> Assignment: From the records below, transcribe only the lines running from the one with "fr, fqo = fq;" through the one with "acc[i][j], 0, 0, 0);". Keep both of those end lines.

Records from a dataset
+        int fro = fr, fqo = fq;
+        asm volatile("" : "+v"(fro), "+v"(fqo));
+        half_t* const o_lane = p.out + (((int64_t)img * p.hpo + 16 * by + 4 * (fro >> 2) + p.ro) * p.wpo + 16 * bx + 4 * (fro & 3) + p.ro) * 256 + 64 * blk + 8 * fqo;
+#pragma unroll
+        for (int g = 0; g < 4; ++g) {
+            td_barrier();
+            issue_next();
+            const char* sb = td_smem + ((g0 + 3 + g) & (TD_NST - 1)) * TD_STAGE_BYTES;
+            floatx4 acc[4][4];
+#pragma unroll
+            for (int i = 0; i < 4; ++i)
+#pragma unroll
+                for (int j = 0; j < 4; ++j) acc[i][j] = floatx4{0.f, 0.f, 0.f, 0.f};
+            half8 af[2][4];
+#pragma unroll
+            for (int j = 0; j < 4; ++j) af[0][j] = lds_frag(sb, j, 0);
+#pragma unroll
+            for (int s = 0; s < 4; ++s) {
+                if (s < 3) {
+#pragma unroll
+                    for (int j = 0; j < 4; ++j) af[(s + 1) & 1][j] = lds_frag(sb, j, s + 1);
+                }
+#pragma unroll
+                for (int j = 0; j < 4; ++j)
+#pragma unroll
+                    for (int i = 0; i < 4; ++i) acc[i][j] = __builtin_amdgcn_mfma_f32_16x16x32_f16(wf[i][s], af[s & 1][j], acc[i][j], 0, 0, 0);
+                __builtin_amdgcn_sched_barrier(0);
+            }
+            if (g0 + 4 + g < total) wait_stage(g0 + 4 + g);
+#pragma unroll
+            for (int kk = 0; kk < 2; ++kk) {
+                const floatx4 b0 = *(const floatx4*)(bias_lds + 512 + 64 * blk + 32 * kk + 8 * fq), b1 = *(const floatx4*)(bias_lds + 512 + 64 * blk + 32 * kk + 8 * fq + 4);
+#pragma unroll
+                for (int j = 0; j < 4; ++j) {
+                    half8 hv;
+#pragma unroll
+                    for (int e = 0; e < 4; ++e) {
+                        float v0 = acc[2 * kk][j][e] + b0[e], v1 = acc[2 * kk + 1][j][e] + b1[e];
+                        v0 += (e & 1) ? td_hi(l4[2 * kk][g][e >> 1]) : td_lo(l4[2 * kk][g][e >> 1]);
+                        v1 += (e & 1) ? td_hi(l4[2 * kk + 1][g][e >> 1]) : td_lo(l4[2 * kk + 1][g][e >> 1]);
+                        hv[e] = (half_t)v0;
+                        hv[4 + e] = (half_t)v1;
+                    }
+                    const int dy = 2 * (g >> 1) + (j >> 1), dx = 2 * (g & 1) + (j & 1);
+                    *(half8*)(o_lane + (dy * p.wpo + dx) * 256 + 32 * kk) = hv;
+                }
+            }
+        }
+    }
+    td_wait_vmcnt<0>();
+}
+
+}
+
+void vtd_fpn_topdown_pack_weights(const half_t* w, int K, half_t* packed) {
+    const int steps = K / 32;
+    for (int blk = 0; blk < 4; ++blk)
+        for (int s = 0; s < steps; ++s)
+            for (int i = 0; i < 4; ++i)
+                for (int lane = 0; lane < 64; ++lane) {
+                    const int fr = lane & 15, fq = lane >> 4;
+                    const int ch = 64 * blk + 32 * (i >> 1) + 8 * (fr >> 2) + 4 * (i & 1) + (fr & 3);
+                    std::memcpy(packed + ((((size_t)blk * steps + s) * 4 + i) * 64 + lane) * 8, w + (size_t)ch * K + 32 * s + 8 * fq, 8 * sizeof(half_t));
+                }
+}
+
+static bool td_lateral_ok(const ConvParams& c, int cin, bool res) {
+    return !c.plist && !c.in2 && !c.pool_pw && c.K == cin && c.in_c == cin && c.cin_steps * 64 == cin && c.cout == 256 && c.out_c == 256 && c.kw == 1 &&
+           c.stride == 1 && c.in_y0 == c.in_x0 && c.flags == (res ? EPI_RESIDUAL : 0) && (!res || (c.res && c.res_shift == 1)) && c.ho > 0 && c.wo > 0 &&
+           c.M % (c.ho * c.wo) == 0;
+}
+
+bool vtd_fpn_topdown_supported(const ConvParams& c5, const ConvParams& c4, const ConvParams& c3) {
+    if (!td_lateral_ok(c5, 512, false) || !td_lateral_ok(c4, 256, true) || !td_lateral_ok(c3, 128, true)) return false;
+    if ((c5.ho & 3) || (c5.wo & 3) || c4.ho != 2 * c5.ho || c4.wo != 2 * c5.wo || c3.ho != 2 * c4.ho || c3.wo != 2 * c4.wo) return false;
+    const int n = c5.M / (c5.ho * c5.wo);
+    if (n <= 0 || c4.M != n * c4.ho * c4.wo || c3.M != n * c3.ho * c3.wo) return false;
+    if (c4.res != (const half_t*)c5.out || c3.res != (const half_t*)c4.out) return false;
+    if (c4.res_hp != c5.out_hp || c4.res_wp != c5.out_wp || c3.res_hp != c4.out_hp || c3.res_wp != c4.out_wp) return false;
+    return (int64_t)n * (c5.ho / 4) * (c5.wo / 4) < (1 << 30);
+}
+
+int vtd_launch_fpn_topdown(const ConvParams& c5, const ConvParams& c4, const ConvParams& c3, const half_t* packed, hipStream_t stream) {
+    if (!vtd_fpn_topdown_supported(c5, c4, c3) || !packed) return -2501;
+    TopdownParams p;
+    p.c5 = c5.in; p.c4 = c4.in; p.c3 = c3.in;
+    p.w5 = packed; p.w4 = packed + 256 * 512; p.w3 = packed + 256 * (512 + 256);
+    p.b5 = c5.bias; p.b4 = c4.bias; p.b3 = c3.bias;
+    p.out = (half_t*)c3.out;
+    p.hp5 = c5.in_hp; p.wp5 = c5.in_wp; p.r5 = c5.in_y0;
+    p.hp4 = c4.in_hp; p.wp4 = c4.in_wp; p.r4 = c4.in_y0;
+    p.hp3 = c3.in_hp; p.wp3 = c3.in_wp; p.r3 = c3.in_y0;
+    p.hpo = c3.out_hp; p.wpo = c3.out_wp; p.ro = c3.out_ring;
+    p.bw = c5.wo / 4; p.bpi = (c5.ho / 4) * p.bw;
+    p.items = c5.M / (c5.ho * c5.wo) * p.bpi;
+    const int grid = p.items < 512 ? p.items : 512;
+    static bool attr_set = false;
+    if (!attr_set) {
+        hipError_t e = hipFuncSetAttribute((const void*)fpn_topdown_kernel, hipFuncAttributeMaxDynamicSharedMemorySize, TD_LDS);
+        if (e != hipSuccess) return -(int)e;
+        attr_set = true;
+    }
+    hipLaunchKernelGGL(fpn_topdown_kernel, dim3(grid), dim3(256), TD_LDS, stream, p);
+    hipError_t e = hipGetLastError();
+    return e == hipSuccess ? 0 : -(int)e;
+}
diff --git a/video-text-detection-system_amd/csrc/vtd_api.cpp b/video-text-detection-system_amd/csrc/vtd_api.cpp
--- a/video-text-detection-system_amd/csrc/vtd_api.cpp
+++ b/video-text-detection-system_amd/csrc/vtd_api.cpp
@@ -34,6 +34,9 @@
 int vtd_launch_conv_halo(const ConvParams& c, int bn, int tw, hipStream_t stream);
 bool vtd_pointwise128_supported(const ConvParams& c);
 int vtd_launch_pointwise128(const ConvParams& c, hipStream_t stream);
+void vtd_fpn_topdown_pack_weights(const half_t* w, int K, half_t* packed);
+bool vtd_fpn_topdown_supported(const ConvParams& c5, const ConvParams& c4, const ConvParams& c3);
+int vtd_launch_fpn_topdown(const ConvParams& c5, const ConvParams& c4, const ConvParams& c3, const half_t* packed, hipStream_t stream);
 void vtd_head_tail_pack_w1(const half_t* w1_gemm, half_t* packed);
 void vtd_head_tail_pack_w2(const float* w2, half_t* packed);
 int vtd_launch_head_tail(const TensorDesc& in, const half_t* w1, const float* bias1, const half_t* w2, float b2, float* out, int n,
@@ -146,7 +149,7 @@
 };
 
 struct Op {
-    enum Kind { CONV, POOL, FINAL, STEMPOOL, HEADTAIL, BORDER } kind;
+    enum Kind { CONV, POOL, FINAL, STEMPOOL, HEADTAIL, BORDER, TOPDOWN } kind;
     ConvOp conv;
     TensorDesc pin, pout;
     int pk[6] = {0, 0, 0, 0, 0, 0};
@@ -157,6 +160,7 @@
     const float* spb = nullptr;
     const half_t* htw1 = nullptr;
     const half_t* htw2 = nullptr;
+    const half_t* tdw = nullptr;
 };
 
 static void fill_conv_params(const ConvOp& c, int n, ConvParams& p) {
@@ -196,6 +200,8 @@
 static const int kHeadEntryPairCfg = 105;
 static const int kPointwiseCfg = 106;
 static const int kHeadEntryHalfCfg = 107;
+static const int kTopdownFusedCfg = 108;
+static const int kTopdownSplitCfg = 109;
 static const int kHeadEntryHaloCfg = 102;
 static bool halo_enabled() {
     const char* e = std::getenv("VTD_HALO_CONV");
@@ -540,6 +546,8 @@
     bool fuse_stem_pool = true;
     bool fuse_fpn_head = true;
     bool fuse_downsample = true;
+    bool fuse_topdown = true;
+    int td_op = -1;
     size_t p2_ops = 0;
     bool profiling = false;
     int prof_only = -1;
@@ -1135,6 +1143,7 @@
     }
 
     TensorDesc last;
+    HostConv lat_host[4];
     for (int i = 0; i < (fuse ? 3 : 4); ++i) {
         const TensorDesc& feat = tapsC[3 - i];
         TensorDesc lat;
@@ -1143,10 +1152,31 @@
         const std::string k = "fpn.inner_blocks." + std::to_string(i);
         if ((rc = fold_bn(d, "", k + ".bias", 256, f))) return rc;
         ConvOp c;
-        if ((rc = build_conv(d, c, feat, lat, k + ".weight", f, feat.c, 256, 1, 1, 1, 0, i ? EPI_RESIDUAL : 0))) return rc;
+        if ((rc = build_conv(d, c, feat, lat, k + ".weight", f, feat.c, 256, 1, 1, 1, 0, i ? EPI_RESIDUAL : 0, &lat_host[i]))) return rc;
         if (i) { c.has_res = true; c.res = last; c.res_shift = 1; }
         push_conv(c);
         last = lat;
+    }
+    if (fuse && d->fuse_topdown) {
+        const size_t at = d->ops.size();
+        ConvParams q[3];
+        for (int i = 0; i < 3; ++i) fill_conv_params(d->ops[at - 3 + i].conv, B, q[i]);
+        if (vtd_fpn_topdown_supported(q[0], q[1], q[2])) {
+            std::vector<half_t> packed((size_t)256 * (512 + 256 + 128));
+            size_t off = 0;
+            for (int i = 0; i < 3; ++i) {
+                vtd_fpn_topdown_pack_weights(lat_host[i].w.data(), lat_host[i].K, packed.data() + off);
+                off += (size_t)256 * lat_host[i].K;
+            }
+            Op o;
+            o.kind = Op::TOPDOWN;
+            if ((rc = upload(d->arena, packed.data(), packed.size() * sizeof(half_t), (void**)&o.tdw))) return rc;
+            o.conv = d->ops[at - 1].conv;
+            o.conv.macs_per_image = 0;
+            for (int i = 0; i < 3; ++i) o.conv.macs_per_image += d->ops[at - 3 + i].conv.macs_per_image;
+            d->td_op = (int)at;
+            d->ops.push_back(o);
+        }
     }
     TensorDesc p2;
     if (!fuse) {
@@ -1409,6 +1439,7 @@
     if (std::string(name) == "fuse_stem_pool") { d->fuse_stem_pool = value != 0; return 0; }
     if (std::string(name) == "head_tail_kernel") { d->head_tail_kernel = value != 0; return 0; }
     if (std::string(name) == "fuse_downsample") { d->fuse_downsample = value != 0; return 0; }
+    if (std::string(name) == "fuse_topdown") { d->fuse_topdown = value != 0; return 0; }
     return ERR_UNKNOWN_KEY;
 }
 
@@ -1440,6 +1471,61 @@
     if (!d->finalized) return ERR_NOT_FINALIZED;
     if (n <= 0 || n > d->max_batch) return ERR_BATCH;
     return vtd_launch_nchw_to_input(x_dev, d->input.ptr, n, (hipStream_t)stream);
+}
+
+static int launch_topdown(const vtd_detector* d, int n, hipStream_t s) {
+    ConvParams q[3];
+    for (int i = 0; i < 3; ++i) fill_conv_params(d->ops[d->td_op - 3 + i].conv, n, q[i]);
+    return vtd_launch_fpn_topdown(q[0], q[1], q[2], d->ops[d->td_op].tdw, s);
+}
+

---

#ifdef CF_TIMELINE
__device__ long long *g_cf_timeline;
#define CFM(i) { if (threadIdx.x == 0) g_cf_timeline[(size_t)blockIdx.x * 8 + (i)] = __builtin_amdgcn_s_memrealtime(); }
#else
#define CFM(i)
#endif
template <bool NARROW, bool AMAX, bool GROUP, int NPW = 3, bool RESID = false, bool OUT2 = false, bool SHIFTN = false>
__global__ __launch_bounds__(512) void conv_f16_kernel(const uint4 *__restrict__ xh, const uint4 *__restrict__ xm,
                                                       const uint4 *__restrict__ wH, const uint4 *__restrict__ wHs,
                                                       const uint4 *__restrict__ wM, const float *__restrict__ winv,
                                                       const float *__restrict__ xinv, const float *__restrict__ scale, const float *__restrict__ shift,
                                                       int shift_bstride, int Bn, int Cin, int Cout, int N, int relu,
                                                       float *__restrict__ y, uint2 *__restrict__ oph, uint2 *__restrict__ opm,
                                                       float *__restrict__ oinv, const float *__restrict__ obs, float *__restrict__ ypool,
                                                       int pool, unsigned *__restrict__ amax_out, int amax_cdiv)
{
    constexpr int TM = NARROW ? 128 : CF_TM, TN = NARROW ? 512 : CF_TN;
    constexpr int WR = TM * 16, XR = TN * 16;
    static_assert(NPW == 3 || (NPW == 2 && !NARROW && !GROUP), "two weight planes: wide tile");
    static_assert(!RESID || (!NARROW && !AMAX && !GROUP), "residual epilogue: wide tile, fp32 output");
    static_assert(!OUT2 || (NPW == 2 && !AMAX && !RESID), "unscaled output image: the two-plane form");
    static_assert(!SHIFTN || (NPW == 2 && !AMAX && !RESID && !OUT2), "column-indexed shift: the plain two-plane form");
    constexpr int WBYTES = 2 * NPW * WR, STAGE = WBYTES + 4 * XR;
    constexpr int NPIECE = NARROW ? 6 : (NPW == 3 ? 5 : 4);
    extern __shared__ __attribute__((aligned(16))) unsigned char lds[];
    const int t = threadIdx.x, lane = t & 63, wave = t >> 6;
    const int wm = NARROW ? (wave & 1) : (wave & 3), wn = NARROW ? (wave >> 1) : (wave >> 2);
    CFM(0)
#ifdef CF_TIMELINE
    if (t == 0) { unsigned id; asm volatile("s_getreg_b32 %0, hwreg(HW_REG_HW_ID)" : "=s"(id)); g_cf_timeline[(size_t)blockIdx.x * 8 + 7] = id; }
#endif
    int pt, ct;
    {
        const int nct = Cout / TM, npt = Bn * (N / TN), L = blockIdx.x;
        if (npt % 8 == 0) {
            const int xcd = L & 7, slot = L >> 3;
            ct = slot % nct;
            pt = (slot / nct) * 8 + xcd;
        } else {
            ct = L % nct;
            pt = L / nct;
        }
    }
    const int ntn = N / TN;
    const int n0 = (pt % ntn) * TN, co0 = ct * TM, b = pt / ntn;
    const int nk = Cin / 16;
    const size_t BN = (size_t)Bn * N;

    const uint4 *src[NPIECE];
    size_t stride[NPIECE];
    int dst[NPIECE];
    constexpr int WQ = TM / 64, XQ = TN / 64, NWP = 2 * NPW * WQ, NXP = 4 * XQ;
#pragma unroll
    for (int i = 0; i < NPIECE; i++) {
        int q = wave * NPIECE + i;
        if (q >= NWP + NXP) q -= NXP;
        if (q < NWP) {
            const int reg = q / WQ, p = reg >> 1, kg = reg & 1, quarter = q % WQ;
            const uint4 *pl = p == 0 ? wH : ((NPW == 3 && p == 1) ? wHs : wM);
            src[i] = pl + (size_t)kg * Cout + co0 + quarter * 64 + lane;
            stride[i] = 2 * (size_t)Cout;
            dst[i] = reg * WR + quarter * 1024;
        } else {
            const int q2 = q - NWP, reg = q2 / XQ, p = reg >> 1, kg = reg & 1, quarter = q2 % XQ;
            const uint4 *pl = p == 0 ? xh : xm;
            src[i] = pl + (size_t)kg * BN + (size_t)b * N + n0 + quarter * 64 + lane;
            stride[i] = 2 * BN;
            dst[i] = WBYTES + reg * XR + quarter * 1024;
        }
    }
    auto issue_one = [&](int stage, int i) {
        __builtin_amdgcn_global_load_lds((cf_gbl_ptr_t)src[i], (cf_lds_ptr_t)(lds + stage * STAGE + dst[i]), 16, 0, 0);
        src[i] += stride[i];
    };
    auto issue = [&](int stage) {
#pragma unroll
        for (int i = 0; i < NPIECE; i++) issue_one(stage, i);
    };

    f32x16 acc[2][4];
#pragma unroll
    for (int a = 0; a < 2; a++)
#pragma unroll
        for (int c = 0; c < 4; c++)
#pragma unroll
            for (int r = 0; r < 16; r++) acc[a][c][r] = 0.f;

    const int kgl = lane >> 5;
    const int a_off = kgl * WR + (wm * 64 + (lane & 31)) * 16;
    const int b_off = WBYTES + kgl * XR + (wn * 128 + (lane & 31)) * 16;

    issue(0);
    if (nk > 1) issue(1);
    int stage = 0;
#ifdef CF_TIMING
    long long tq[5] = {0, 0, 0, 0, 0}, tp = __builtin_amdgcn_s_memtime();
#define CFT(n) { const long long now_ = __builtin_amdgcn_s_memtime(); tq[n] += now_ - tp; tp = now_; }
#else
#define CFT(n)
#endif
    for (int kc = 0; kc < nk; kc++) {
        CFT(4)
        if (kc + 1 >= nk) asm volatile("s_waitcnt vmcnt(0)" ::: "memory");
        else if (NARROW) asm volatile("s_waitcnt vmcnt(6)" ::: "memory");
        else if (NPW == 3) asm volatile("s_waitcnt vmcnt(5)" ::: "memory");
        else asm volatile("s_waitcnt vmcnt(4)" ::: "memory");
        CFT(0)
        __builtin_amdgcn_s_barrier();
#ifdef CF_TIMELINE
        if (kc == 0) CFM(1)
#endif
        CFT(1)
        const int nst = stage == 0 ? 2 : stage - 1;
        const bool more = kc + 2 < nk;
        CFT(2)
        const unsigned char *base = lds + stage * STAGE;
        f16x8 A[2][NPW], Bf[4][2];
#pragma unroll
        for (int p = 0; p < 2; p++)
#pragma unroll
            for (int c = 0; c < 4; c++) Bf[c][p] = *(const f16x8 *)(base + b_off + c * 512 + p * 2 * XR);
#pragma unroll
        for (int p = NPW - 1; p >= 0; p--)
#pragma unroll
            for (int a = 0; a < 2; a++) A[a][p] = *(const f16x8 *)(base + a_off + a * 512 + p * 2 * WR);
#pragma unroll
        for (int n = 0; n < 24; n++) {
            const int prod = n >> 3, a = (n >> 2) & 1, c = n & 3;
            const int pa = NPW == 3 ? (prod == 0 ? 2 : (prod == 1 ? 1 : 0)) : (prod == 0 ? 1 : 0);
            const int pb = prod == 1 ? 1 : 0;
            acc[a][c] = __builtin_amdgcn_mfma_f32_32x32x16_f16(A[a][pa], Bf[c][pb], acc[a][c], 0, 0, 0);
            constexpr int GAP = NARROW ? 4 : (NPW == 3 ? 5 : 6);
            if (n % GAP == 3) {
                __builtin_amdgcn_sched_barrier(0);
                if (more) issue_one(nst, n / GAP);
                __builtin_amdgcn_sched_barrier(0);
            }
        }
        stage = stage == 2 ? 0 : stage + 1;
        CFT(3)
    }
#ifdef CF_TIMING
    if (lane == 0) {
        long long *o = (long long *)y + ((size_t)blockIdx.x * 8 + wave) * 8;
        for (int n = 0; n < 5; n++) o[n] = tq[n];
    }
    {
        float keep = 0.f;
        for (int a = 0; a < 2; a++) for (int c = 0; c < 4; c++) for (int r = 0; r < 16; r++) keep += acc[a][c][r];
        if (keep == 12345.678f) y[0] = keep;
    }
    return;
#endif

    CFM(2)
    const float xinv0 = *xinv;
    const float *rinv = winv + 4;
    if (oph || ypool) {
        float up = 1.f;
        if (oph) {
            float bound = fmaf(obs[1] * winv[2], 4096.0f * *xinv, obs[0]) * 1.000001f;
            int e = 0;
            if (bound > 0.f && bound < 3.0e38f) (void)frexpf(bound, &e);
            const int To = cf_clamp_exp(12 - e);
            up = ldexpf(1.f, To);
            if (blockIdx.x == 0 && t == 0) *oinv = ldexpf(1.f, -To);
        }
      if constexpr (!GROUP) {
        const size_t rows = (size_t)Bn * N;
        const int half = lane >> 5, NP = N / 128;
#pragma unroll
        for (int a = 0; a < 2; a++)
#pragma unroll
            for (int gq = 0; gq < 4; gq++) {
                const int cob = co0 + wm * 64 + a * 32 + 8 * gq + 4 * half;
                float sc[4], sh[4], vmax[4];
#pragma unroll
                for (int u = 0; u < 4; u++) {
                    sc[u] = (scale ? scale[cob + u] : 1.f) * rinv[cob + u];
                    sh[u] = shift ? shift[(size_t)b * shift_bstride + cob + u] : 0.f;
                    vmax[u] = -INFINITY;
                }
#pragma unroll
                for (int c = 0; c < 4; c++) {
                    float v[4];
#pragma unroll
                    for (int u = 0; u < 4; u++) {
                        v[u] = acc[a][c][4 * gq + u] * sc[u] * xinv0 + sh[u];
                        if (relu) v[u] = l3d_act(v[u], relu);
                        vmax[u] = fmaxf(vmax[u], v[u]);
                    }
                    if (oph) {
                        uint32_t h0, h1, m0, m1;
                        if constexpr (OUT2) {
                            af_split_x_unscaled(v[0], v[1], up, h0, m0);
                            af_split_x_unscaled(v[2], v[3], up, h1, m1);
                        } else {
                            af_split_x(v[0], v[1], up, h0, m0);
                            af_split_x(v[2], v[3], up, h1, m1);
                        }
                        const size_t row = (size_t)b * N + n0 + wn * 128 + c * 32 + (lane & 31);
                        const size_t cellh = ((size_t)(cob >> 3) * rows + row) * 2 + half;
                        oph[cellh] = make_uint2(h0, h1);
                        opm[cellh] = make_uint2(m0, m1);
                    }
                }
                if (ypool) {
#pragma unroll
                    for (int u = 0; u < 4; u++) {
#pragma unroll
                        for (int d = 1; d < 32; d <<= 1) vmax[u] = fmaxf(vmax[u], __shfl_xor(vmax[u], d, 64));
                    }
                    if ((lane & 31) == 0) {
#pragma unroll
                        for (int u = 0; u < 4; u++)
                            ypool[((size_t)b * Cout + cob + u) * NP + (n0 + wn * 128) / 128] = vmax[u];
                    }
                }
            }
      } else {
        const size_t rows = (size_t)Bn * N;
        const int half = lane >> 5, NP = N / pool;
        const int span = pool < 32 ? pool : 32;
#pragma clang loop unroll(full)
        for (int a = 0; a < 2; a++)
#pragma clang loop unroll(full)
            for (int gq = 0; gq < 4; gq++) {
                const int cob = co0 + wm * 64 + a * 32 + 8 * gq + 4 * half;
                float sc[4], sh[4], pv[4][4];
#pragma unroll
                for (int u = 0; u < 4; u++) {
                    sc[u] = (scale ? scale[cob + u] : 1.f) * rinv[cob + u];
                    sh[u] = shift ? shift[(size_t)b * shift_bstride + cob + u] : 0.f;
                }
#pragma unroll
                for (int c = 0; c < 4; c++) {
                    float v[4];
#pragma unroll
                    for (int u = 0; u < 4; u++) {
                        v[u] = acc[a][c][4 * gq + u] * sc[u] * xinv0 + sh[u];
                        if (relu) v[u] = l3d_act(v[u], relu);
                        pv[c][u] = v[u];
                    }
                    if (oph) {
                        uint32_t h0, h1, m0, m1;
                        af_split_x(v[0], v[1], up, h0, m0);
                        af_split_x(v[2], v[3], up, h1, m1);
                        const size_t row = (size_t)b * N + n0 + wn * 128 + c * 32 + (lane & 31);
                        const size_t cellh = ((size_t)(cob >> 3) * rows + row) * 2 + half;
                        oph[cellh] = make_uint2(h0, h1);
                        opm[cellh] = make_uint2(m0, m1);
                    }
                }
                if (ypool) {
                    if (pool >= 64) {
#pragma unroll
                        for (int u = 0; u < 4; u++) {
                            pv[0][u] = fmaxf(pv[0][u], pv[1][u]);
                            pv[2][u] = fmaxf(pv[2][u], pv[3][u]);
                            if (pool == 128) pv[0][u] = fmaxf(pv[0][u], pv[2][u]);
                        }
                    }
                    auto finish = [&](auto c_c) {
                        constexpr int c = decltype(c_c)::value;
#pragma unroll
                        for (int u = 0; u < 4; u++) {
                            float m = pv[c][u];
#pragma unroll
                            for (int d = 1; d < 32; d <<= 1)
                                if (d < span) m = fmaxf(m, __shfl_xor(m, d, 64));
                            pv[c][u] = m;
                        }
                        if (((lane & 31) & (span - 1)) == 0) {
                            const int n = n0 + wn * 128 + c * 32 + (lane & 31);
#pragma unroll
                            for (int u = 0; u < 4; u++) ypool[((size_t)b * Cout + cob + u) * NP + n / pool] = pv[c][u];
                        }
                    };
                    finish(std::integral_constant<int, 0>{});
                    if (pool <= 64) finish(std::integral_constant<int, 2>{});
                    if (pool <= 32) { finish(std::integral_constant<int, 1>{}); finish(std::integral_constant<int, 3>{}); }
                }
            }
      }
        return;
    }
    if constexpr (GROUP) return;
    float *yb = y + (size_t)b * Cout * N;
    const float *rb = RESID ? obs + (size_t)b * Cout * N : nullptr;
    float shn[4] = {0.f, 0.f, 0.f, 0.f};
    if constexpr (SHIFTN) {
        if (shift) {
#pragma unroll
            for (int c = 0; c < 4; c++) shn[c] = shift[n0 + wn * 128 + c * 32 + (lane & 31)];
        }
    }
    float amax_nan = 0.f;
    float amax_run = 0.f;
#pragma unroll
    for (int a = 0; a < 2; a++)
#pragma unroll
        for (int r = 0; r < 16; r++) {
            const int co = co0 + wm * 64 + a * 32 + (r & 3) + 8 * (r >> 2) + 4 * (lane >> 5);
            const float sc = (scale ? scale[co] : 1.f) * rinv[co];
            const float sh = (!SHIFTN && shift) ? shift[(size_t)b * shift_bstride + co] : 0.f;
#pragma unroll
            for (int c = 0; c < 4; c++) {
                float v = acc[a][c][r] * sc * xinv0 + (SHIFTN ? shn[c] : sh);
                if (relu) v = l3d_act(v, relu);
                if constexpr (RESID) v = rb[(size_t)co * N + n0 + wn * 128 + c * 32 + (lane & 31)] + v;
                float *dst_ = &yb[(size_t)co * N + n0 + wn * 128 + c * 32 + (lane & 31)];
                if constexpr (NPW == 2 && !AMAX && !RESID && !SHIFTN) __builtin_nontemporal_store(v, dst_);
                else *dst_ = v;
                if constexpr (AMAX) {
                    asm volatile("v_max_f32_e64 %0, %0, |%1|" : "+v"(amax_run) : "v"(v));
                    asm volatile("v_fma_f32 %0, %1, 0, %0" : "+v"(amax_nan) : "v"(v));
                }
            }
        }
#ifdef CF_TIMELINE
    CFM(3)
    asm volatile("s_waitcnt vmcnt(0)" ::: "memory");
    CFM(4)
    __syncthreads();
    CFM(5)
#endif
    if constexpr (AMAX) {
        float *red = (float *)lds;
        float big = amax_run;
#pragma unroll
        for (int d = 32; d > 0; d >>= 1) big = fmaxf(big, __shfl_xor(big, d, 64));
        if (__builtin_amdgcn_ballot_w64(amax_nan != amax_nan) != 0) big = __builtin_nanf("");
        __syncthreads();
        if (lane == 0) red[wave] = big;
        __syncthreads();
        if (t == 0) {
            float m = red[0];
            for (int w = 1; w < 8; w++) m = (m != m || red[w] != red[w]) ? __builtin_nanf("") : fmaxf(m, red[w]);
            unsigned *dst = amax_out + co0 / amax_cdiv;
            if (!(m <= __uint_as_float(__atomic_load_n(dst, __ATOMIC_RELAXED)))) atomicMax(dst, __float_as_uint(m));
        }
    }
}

> Solved problem:
+        int fro = fr, fqo = fq;
+        asm volatile("" : "+v"(fro), "+v"(fqo));
+        half_t* const o_lane = p.out + (((int64_t)img * p.hpo + 16 * by + 4 * (fro >> 2) + p.ro) * p.wpo + 16 * bx + 4 * (fro & 3) + p.ro) * 256 + 64 * blk + 8 * fqo;
+#pragma unroll
+        for (int g = 0; g < 4; ++g) {
+            td_barrier();
+            issue_next();
+            const char* sb = td_smem + ((g0 + 3 + g) & (TD_NST - 1)) * TD_STAGE_BYTES;
+            floatx4 acc[4][4];
+#pragma unroll
+            for (int i = 0; i < 4; ++i)
+#pragma unroll
+                for (int j = 0; j < 4; ++j) acc[i][j] = floatx4{0.f, 0.f, 0.f, 0.f};
+            half8 af[2][4];
+#pragma unroll
+            for (int j = 0; j < 4; ++j) af[0][j] = lds_frag(sb, j, 0);
+#pragma unroll
+            for (int s = 0; s < 4; ++s) {
+                if (s < 3) {
+#pragma unroll
+                    for (int j = 0; j < 4; ++j) af[(s + 1) & 1][j] = lds_frag(sb, j, s + 1);
+                }
+#pragma unroll
+                for (int j = 0; j < 4; ++j)
+#pragma unroll
+                    for (int i = 0; i < 4; ++i) acc[i][j] = __builtin_amdgcn_mfma_f32_16x16x32_f16(wf[i][s], af[s & 1][j], acc[i][j], 0, 0, 0);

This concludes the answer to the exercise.